Use this type of graph when you have two numerical variables and are interested in the relationship between them. In most programs you can also add a line of best fit and determine if there is a statistically significant correlation.

Create a scatterplot in Excel using these instructions: Microsoft Excel 2007: Create a Scatter Plot.

Pareto Chart

A Pareto chart may look at first glance like a histogram, but there are two key differences. The first is that the x variable is categorical rather than numerical. For instance, the x variable may be type of defect. The second difference is that the bars are arranged in decreasing order of frequency.
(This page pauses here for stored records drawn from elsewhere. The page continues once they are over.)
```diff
+        if (k4_on) { wait_rows(); eighth(1, 0); eighth(1, 1); }
+        bar();
+        if (k4_on) { eighth(1, 2); eighth(1, 3); }
+        else {
+#pragma unroll
+            for (int a = 0; a < 2; ++a)
+#pragma unroll
+                for (int b = 0; b < 2; ++b)
+#pragma unroll
+                    for (int reg = 0; reg < 16; ++reg) acc[a][b][reg] = 0.f;
+        }
+        bar();
+        asm volatile("s_waitcnt vmcnt(0)" ::: "memory");
+        bar();
+        for (int b = P_EPI_BARRIERS; b < nb; ++b) bar();
+    };
+
+    const int n = (int)blockIdx.x < ntiles ? (ntiles - 1 - (int)blockIdx.x) / (int)gridDim.x + 1 : 0;
+    auto idle = [&]() __attribute__((always_inline)) { for (int b = 0; b < nb; ++b) bar(); };
+    if (grp == 1) idle();
+    for (int i = grp; i < n; i += 2) {
+        main_loop(i);
+        epilogue(i);
+    }
+    if (((n ^ grp) & 1) == 0) idle();
+    if (e.table_amax != nullptr) {
+        uint32_t m = __float_as_uint(cmax);
+#pragma unroll
+        for (int o = 32; o > 0; o >>= 1) m = max(m, (uint32_t)__shfl_xor((int)m, o, 64));
+        if (lane == 0 && m > __hip_atomic_load(e.table_amax, __ATOMIC_RELAXED, __HIP_MEMORY_SCOPE_AGENT)) atomicMax(e.table_amax, m);
+    }
+}
+
 }
 
 int occ_nt_launch(const RsArgs& g, hipStream_t stream) {
@@ -478,10 +805,24 @@
     g.M = M; g.N = 64 * F; g.K = K;
     g.a_amax = dy_amax; g.b_amax = w_amax;
     K4Args e{ids_t, unique_flags, row_base, F, table, lin_w, lin_old_t, sum_x, d_fm_logit, scale, d_concat, ld_dconcat, table_amax};
-    const int64_t tiles = ((M + BM - 1) / BM) * ((g.N + BN - 1) / BN);
+    static const bool overlap = [] { const char* v = getenv("DR_FUSED_K4_OVERLAP"); return !(v && v[0] == '0' && v[1] == 0); }();
+    const int64_t tiles = ((M + (overlap ? PM : BM) - 1) / (overlap ? PM : BM)) * ((g.N + BN - 1) / BN);
     if (tiles > 0x7fffffff) return DR_EINVAL;
     const int grid = (int)(tiles < 256 ? tiles : 256);
-    hipLaunchKernelGGL((h2_occ_nt_kernel<8>), dim3(grid), dim3(1024), 0, dr_s(stream), g, e);
+#ifdef DR_OCC_ABLATE
+    {
+        static const int dbg = [] { const char* v = getenv("DR_OCC_DBG"); return v ? atoi(v) : 0; }();
+        if (dbg == 1024 || dbg == 2048) {
+            const int grid8 = (int)std::min<int64_t>(((M + BM - 1) / BM) * ((g.N + BN - 1) / BN), 256);
+            if (dbg == 1024) hipLaunchKernelGGL((h2_occ_nt_kernel<8, 1024>), dim3(grid8), dim3(1024), 0, dr_s(stream), g, e);
+            else hipLaunchKernelGGL((h2_occ_nt_kernel<8, 2048>), dim3(grid8), dim3(1024), 0, dr_s(stream), g, e);
+            DR_CHECK_LAUNCH();
+            return DR_OK;
+        }
+    }
+#endif
+    if (overlap) hipLaunchKernelGGL(h2_occ_pp_kernel, dim3(grid), dim3(1024), 0, dr_s(stream), g, e);
+    else hipLaunchKernelGGL((h2_occ_nt_kernel<8>), dim3(grid), dim3(1024), 0, dr_s(stream), g, e);
     DR_CHECK_LAUNCH();
     return DR_OK;
 }
diff --git a/deep_recommenders_amd/engine.py b/deep_recommenders_amd/engine.py
--- a/deep_recommenders_amd/engine.py
+++ b/deep_recommenders_amd/engine.py
@@ -588,6 +588,8 @@
                 dy = dx
                 continue
             if i == 0 and self.fuse_k4 and self._lin_old_valid and not adam and not self.overlap_dw:
+                if self.h2 and not (n > 1 and self.fuse_narrow and self.narrow_ws[1] is not None):
+                    ops.h2_amax(dy, self.dh0_amax)
                 self._backward_l0_fused_k4(x, dy, sc, dstW, dstb, fl)
                 dy = None
                 continue
```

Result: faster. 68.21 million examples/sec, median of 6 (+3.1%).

Use a Pareto chart when you are exploring the distribution of data across categories, particularly if you are trying to figure out how to focus your efforts. Analyzing the data with this tool lets you assess which categories are most frequent and whether a few categories represent a majority of the data.

Read more about Pareto charts in my article, The Pareto Principle and Its Application in Six Sigma.

Box-and-Whiskers Plot

Box-and-whiskers plots, or boxplots for short, are helpful when you are interested in the details of the distribution of numerical data. They are especially useful for comparing numerical data across multiple groups or categories.

From a boxplot you can quickly get information about the mean or median of the data, the overall distribution and degree of variation, and the existence of outliers. You can also see how greatly distributions for different groups overlap. Boxplots are often generated as part of an analysis of variance (ANOVA) in programs such as Minitab.

Time Series Plot

A time series plot is a graph that shows how your data changes over time. It is simpler than a control chart, and is useful if you want to get a quick look at the data to see if there are trends or obvious outliers.

Control Chart

Anyone who has spent any time learning about Six Sigma is likely to be aware of control charts, as they are a hallmark of Six Sigma data analysis. A control chart is a special type of time series plot that incorporates statistical process control (SPC). Specifically, the upper and lower control limits are calculated and shown, to represent the range of values you could expect to have if your process is not affected by special cause. That is, it shows the amount of variation inherent in your process itself.

Control chart analysis reveals the presence of various types of special cause in the form of trends, outliers, and more. Use it for most DMAIC projects and any time you want to analyze your data to learn about variation and changes over time.